Notícias

Está esperando o quê para se render à nuvem?


Muito
tem se falado sobre os prós e contras do armazenamento na nuvem. Cloud
computing,
que um tempo atrás era um termo, muitas vezes, mal entendido pelas
empresas, hoje se mostra um modelo altamente viável e vantajoso para o
ambiente corporativo, independente do tamanho da companhia. Estamos
ainda na fase de amadurecimento do conceito, com parte
das empresas fazendo suas primeiras experiências em cloud. Estimo que
cerca de ¼ das empresas estejam neste estágio, com algum tipo de serviço
ou solução hospedado na nuvem. E acredito que haverá uma transição
neste cenário para um nível mais maduro de adoção
a partir de 2014.
Apesar
de quase metade do mercado estar familiarizado com o termo, apenas 20% entende claramente como funciona. Um percentual ainda tímido,
levando-se em consideração a discussão e a repercussão que o conceito
tem gerado no mercado enquanto tendência. Talvez este baixo índice de
entendimento esteja diretamente ligado às especulações
quanto à segurança: será que os dados da minha empresa estarão
protegidos na nuvem ou serão expostos? Por isso, acho de extrema importância esclarecer todos os pontos.
Num
futuro próximo, a nuvem híbrida (misto de pública e privada) dominará o
mercado.
Mas para que você acompanhe o avanço do mercado na mesma velocidade com
que a tecnologia se modifica, é imprescindível que entenda a diferença
entre estes modelos. Arrisco dizer que cerca de 60% das empresas
brasileiras ainda se confundem de alguma forma
ao abordar o assunto.
Existem
três tipos de adoção de cloud computing: a pública, a privada e a
híbrida.

A pública é desenvolvida para um mercado específico (não para uma única
empresa), está aberta a um vasto e irrestrito universo de potenciais
usuários, os recursos são compartilhados entre um grupo de empresas (com
privacidade e segurança) e a customização é
limitada.

Já a privada é desenvolvida com acesso restrito para uma única
empresa, é passível de personalização, os recursos são compartilhados
internamente, pode estar hospedada dentro ou fora da empresa e a área de
TI é o vendor deste serviço para os usuários.

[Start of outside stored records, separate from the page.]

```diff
+                dup = (atomicOr(&KBits[key >> 5], bit) & bit) != 0 || lookup(key) != kNone16;
             }
             if (inb && (!idok || dup)) fail(PT_LOG_BAD_OPID);
-            const uint32_t sb = bounds & 3u, eb = (bounds >> 2) & 3u;
-            const bool sOk = idok && sb <= PT_BOUND_AFTER && !badId(start_ctr, start_actor);
+            const bool sOk = idok && skey != kS1;
             uint32_t js = kNone16;
-            if (sOk) js = lookup(start_ctr, start_actor);
+            if (sOk) js = lookup(skey);
             const bool sHit = js != kNone16 && js < arrival;
             uint32_t es = 0;
             if (sHit) es = EV[js];
             const uint32_t va = (es & 0x7FFFu) + (sb & (es >> 15));
-            const bool eOk = sHit && eb <= PT_BOUND_AFTER && !badId(end_ctr, end_actor);
+            const bool eOk = sHit && ekey != kS1;
             uint32_t je = kNone16;
-            if (eOk) je = lookup(end_ctr, end_actor);
+            if (eOk) je = lookup(ekey);
             const bool eHit = je != kNone16 && je < arrival && !(je == js && eb == sb);
             uint32_t vb = nvis;
             if (eHit) { const uint32_t ee = EV[je]; vb = (ee & 0x7FFFu) + (eb & (ee >> 15)); }
@@ -520,7 +512,7 @@
             if (surv) {
                 const uint32_t idx = nS + __popc(bal & lt);
                 if (idx < capS) {
-                    Sv[idx] = make_uint4(va | (vb << 16), (type == PT_MARK_COMMENT ? k : key) | (kind << 16), attr, 0u);
+                    Sv[idx] = make_uint4(va | (vb << 16), (type == PT_MARK_COMMENT ? k : key) | (kind << 16), PT_ATTR_NONE, k);
                     if (isC) { const uint32_t ci = nC + __popc(balC & lt); if (ci <= kMaxCommentSurvivors) CIdx[ci] = (uint16_t)idx; }
                 }
             }
@@ -532,6 +524,14 @@
         if (st) { bail(31u - __clz(st)); ps.leave(); return 0; }
         if (nS > capS) { ps.leave(); return 1; }
         A.used = svStart + ((nS * 16u + 15u) & ~15u);
+        const pt_mark_rec* __restrict__ full_mk = P.marks + (mk - P.key_marks);
+#pragma unroll 1
+        for (uint32_t s = lane; s < nS; s += 32) {
+            const uint4 sv = Sv[s];
+            const uint32_t t = (sv.y >> 17) & 3u;
+            if (t == PT_MARK_LINK || t == PT_MARK_COMMENT) Sv[s].z = __ldg(&full_mk[sv.w].attr);
+        }
+        __syncwarp();
     }
 
     ps.pass();
```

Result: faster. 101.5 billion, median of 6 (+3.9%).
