               w[j] = keep ? F::elu1(__uint_as_float(r[c * 8 + 2 * j]), __uint_as_float(r[c * 8 + 2 * j + 1])) : 0u;
-            *reinterpret_cast<uint4*>(KfV + (2 * q + c) * 2048 + row * 16) = make_uint4(w[0], w[1], w[2], w[3]);
+            *reinterpret_cast<uint4*>(Kf + (2 * q + c) * 2048 + row * 16) = make_uint4(w[0], w[1], w[2], w[3]);
           }
         }
       }
-      tc::tc_fence_before();
-      gsync();
-      tc::tc_fence_after();
-      if (issuer) { if (tc::elect_one()) { issue_gemm<4>(tmem, oA, oWv, id64, false); tc::umma_commit(bar); } __syncwarp(); }
-      {
-        uint4 sdPV[CB];
-        load_side<CB>(sdPV, a.PV + ti * IMG, half * CB, row);
-        gwait();
-        if (tile + 1 < a.NT) {
-          copy_to_smem(Aimg, a.A_out + (((size_t)slot * 2 + a.role) * a.NT + tile + 1) * IMG, IMG, gt, GT);
-          cp_async_commit();
-          prefetched = true;
-        }
-#pragma unroll
-        for (int qq = 0; qq < QB; ++qq) {
-          const int q = half * QB + qq;
-          uint32_t r[16];
-          tc::tmem_ld16(tlane + 16 * q, r);
-          tc::tmem_ld_wait();
-#pragma unroll
-          for (int c = 0; c < 2; ++c) {
-            const uint4 s4 = sdPV[2 * qq + c];
-            const uint32_t sw[4] = {s4.x, s4.y, s4.z, s4.w};
-            uint32_t w[4];
-#pragma unroll
-            for (int j = 0; j < 4; ++j)
-              w[j] = F::add(__uint_as_float(r[c * 8 + 2 * j]), __uint_as_float(r[c * 8 + 2 * j + 1]), sw[j]);
-            *reinterpret_cast<uint4*>(KfV + (8 + 2 * q + c) * 2048 + row * 16) = make_uint4(w[0], w[1], w[2], w[3]);
-          }
-        }
-      }
+      if constexpr (!BULK) cp_async_wait<0>();
       publish();
       if (issuer) {
-        if (tc::elect_one()) { issue_gemm<8>(tmem + KVC, oKfV, oVones, idkv, tile > 0); tc::umma_commit(bar2); }
+        if (tc::elect_one()) {
+          if (has_pos) issue_gemm<8>(tmem + KVC, oKf, oP1, id_p, tile > 0);
+          else issue_gemm<8>(tmem + KVC + 64, oKf, oOnes, id_1, tile > 0);
+          issue_gemm<8>(tmem + KVC, oKf, buf(oAr, b), id_a, tile > 0 || has_pos);
+          if (!last) { issue_k(b ^ 1); tc::umma_commit(bar); }
+          else tc::umma_commit(bar2);
+        }
         __syncwarp();
       }
-    }
-    tc::mbar_wait(bar2, par2);
-    par2 ^= 1u;
-    tc::tc_fence_after();
+      if constexpr (BULK) { if (!last) fpar ^= 1u << (b ^ 1); }
+      b ^= 1;
+    }
+    gwait2();
+    float kv[64 / CS];
+    float ksum = 0.f;
+#pragma unroll
+    for (int qq = 0; qq < QB; ++qq) {
+      uint32_t r[16];
+      tc::tmem_ld16(tlane + KVC + 16 * (half * QB + qq), r);
+      tc::tmem_ld_wait();
+#pragma unroll
+      for (int j = 0; j < 16; ++j) kv[16 * qq + j] = __uint_as_float(r[j]) * a.kv_scale;
+    }
     {
-      float kv[64 / CS];
-      float ksum = 0.f;
-      if (row < 64) {
-#pragma unroll
-        for (int qq = 0; qq < QB; ++qq) {
-          uint32_t r[16];
-          tc::tmem_ld16(tlane + KVC + 16 * (half * QB + qq), r);
-          tc::tmem_ld_wait();
-#pragma unroll
-          for (int j = 0; j < 16; ++j) kv[16 * qq + j] = __uint_as_float(r[j]) * a.kv_scale;
-        }
-        uint32_t r8[8];
-        tc::tmem_ld8(tlane + KVC + 64, r8);
-        tc::tmem_ld_wait();
-        ksum = __uint_as_float(r8[0]) * a.kv_scale;
-        const int hd = row >> 5;
-#pragma unroll
-        for (int cc = 0; cc < CB; ++cc) {
-          const int c = half * CB + cc;
-          uint32_t w[4];
-#pragma unroll
-          for (int j = 0; j < 4; ++j) w[j] = ((c >> 2) == hd) ? F::pack(kv[cc * 8 + 2 * j], kv[cc * 8 + 2 * j + 1]) : 0u;
-          *reinterpret_cast<uint4*>(Aimg + c * 2048 + row * 16) = make_uint4(w[0], w[1], w[2], w[3]);
-        }
-      } else {
-#pragma unroll
-        for (int cc = 0; cc < CB; ++cc) *reinterpret_cast<uint4*>(Aimg + (half * CB + cc) * 2048 + row * 16) = make_uint4(0, 0, 0, 0);
-      }
-      publish();
-      if (issuer) { if (tc::elect_one()) { issue_gemm<4>(tmem, oA, oWm, id64, false); tc::umma_commit(bar); } __syncwarp(); }
-      gwait();
-      if (u + 1 < u1) {
-        copy_to_smem(Aimg, a.A_out + ((size_t)slot_next * 2 + a.role) * a.NT * IMG, IMG, gt, GT);
-        cp_async_commit();
-        prefetched = true;
-      }
-      if (row < 64) {
-#pragma unroll
-        for (int qq = 0; qq < QB; ++qq) {
-          uint32_t r[16];
-          tc::tmem_ld16(tlane + 16 * (half * QB + qq), r);
-          tc::tmem_ld_wait();
-#pragma unroll
-          for (int j = 0; j < 16; ++j) kv[16 * qq + j] = __uint_as_float(r[j]);
-        }
-        uint8_t* dst = a.B7_out + ((size_t)slot * 2 + a.role) * B7_BYTES;
-        if constexpr (CS == 1) write_b7_row<F>(kv, ksum, row, dst);
-        else write_b7_part<F>(kv, 4 * half, ksum, half == 0, row, dst);
-      }
-      tc::tc_fence_before();
-      gsync();
-    }
-  }
+      uint32_t r8[8];
+      tc::tmem_ld8(tlane + KVC + 64, r8);
+      tc::tmem_ld_wait();
+      ksum = __uint_as_float(r8[0]) * a.kv_scale;
+    }
+    if (lane < 16) {
+      const int hd = i64 >> 5;
+#pragma unroll
+      for (int cc = 0; cc < CB; ++cc) {
+        uint32_t w[4];
+#pragma unroll
+        for (int j = 0; j < 4; ++j) w[j] = F::pack(kv[cc * 8 + 2 * j], kv[cc * 8 + 2 * j + 1]);
+        const int c = half * CB + cc;
+        *reinterpret_cast<uint4*>(Kf + (8 * hd + c) * 1024 + i64 * 16) = make_uint4(w[0], w[1], w[2], w[3]);
+        *reinterpret_cast<uint4*>(Kf + (8 * (1 - hd) + c) * 1024 + i64 * 16) = make_uint4(0, 0, 0, 0);
+      }
+    }
+    publish();
+    if (issuer) {
+      if (tc::elect_one()) {
+        issue_gemm<8>(tmem + KVC, oKV, oWc, id_m, false);
+        tc::umma_commit(bar2);
+        if (u + 1 < u1) { issue_k(b); tc::umma_commit(bar); }
+      }
+      __syncwarp();
+    }
+    if constexpr (BULK) { if (u + 1 < u1) fpar ^= 1u << b; }
+    gwait2();
+#pragma unroll
+    for (int qq = 0; qq < QB; ++qq) {
+      uint32_t r[16];
+      tc::tmem_ld16(tlane + KVC + 16 * (half * QB + qq), r);
+      tc::tmem_ld_wait();
+#pragma unroll
+      for (int j = 0; j < 16; ++j) kv[16 * qq + j] = __uint_as_float(r[j]);
+    }
+    if (lane < 16) {
+      uint8_t* dst = a.B7_out + ((size_t)slot * 2 + a.role) * B7_BYTES;
+      if constexpr (CS == 1) write_b7_row<F>(kv, ksum, i64, dst);
+      else write_b7_part<F>(kv, 4 * half, ksum, half == 0, i64, dst);
+    }
+    tc::tc_fence_before();
+  }
+  if constexpr (!BULK) cp_async_wait<0>();
   tc::tc_fence_before();
   __syncthreads();
   if (threadIdx.x < 32) tc::tmem_dealloc(tmem_base_s, 512);
 }
-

A híbrida é a criação de uma solução com uma parte dos sistemas rodando
em equipamentos dedicados e a outra entregue através da nuvem pública.
Cabe à área de estratégia de negócios definir quais informações estarão
distribuídas entre as nuvens.

Outro
ponto relevante a se observar são os modelos de entrega, todos cobrados
como serviço. Estamos na era da tecnologia como serviço, no qual os
contratos são cobrados sob demanda. Desde software e infraestrutura até
programação e processos de negócios podem ser contratados como serviço.
É
essencial que, após o pleno entendimento do conceito e das formas de
contratação,
haja um planejamento estratégico das etapas de adoção para que a
iniciativa tenha um resultado eficaz.

Entre os principais benefícios da
computação em nuvem, eu apontaria a flexibilidade que a empresa passa a
ter para crescer seus negócios de acordo com o aumento
da demanda. E aqui falamos de qualquer empresa, desde um pequeno
supermercado até uma operadora de telecom.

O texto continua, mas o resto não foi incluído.